Key Concepts and Formulas

• Complex Number Representation: A complex number $z$ can be represented as $z = x + iy$, where $x$ and $y$ are real numbers, and $i = \sqrt{-1}$.
• Modulus of a Complex Number: The modulus (or magnitude) of a complex number $z = x + iy$ is given by $|z| = \sqrt{x^2 + y^2}$, and thus $|z|^2 = x^2 + y^2$.
• Equality of Complex Numbers: Two complex numbers $a + ib$ and $c + id$ are equal if and only if their real parts are equal ($a = c$) and their imaginary parts are equal ($b = d$).

Step-by-Step Solution

Step 1: Substitute the algebraic form of $z$ and its modulus into the given equation. We are given $z = x + iy$ and $z^2 = i|z|^2$. We substitute these expressions into the given equation to express it in terms of real and imaginary components. $(x + iy)^2 = i(x^2 + y^2)$

Step 2: Expand and simplify the equation. Expand the left side and express both sides in the form $a + ib$. This prepares the equation for separating real and imaginary parts. $(x + iy)^2 = x^2 + 2ixy + (iy)^2 = x^2 + 2ixy - y^2 = (x^2 - y^2) + i(2xy)$ The right side is: $i(x^2 + y^2) = 0 + i(x^2 + y^2)$ Now, we have: $(x^2 - y^2) + i(2xy) = 0 + i(x^2 + y^2)$

Step 3: Equate the real and imaginary parts. Using the principle of equality of complex numbers, we equate the real parts and the imaginary parts of the equation separately. This transforms the complex equation into a system of two real equations. Equating the real parts: $x^2 - y^2 = 0 \quad \text{(Equation 1)}$ Equating the imaginary parts: $2xy = x^2 + y^2 \quad \text{(Equation 2)}$

Step 4: Solve the system of real equations. Solve the two equations to find the relationship between $x$ and $y$. From Equation 1: $x^2 = y^2$ This implies $y = x$ or $y = -x$.

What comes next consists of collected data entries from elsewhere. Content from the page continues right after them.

extern "C" int kr_decode_set_option(kr_decode_store* s, const char* name, int value) {
    if (int rc = chk_store(s)) return rc;
    if (!name) return kr_fail(KR_ERR_VALUE, "null option name");
    if (!strcmp(name, "gqa_stream")) { s->opt_gqa_stream = value != 0; s->graph_ok = false; return KR_OK; }
    if (!strcmp(name, "w2_combine")) { s->opt_w2_combine = value != 0; s->graph_ok = false; return KR_OK; }
    if (!strcmp(name, "la_heads")) { s->opt_la_heads = value != 0; s->graph_ok = false; return KR_OK; }
    if (!strcmp(name, "lm_fused")) { s->opt_lm_fused = value != 0; s->graph_ok = false; return KR_OK; }
    if (!strcmp(name, "gqa_fused")) { s->opt_gqa_fused = value != 0; s->graph_ok = false; return KR_OK; }
    if (!strcmp(name, "gemm_ring")) { kr_pfr_set_enabled(value); return KR_OK; }
    if (!strcmp(name, "la_conv_fused")) { s->opt_la_conv_fused = value != 0; return KR_OK; }
    if (!strcmp(name, "dense_fast")) { s->opt_dense_fast = value != 0; s->graph_ok = false; return KR_OK; }
    if (!strcmp(name, "norm_rows")) { s->opt_norm_rows = value != 0; return KR_OK; }
    if (!strcmp(name, "pfm_timing")) { s->opt_pfm_timing = value != 0; return KR_OK; }
    if (!strcmp(name, "generate_lookahead")) { s->opt_gen_lookahead = value != 0; return KR_OK; }
    if (!strcmp(name, "multi_sample_loop")) { s->opt_multi_sample_loop = value != 0; return KR_OK; }
    if (!strcmp(name, "multi_attn_fast")) { s->opt_multi_attn_fast = value != 0; return KR_OK; }
    if (!strcmp(name, "multi_attn_fast_paged")) { s->opt_multi_attn_fast_paged = value != 0; return KR_OK; }
    if (!strcmp(name, "multi_mla_fast")) { s->opt_multi_mla_fast = value != 0; return KR_OK; }
    if (!strcmp(name, "multi_extend_la_chunk")) { s->opt_multi_extend_la_chunk = value != 0; return KR_OK; }
    if (!strcmp(name, "multi_extend_exact_mfma")) { s->opt_multi_extend_exact_mfma = value != 0; return KR_OK; }
    if (!strcmp(name, "multi_extend_mla_exact_mfma")) { s->opt_multi_extend_mla_exact_mfma = value != 0; return KR_OK; }
    if (!strcmp(name, "multi_attn_exact_split")) { s->opt_multi_attn_exact_split = value != 0; return KR_OK; }
    if (!strcmp(name, "multi_attn_exact_split_min")) {
        if (value < 1) return kr_fail(KR_ERR_VALUE, "multi_attn_exact_split_min %d: at least 1", value);
        s->opt_multi_attn_exact_split_min = value; return KR_OK;
    }
    if (!strcmp(name, "multi_mla_exact_split")) { s->opt_multi_mla_exact_split = value != 0; return KR_OK; }
    if (!strcmp(name, "multi_mla_exact_split_min")) {
        if (value < 1) return kr_fail(KR_ERR_VALUE, "multi_mla_exact_split_min %d: at least 1", value);
        s->opt_multi_mla_exact_split_min = value; return KR_OK;
    }
    if (!strcmp(name, "multi_extend_flash")) { s->opt_multi_extend_flash = value != 0; return KR_OK; }
    if (!strcmp(name, "multi_extend_mla_flash")) { s->opt_multi_extend_mla_flash = value != 0; return KR_OK; }
    if (!strcmp(name, "gguf_exact_pass")) { s->opt_gguf_exact_pass = value != 0; return KR_OK; }
    if (!strcmp(name, "gguf_exact_grouped")) { s->opt_gguf_exact_grouped = value != 0; return KR_OK; }
    if (!strcmp(name, "ep_graph")) { s->opt_ep_graph = value != 0; s->graph_ok = false; return KR_OK; }
    return kr_fail(KR_ERR_VALUE, "unknown option '%s'", name);
}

• Case 1: $y = x$ Substitute $y = x$ into Equation 2: $2x(x) = x^2 + x^2$ $2x^2 = 2x^2$ This equation holds true for all $x$. Since $z$ is a non-zero complex number, $x$ cannot be zero. Thus, $y = x$ is a valid solution when $x \neq 0$.

• Case 2: $y = -x$ Substitute $y = -x$ into Equation 2: $2x(-x) = x^2 + (-x)^2$ $-2x^2 = x^2 + x^2$ $-2x^2 = 2x^2$ $4x^2 = 0$ $x = 0$ If $x = 0$, then $y = -x = 0$. This implies $z = 0$, which contradicts the condition that $z$ is a non-zero complex number. Therefore, this case is invalid.

Step 5: Determine the locus of $z$. The only valid solution is $y = x$ with $x \neq 0$. This represents a straight line passing through the origin with a slope of 1, excluding the origin itself.

Common Mistakes & Tips

• Forgetting the non-zero condition: Always remember to check if your solution satisfies all the given conditions, especially the "non-zero" condition.
• Incorrect algebraic manipulation: Double-check your algebraic manipulations, especially when expanding and simplifying complex expressions.
• Not considering all cases: Make sure to consider all possible cases when solving equations. For example, when $x^2 = y^2$, consider both $y = x$ and $y = -x$.

Summary

By substituting $z = x + iy$ into the given equation $z^2 = i|z|^2$ and equating the real and imaginary parts, we obtained a system of two real equations. Solving this system, we found that the only valid solution for a non-zero complex number $z$ is $y = x$. Therefore, $z$ lies on the line $y = x$.

Final Answer The final answer is \boxed{y = x}, which corresponds to option (C).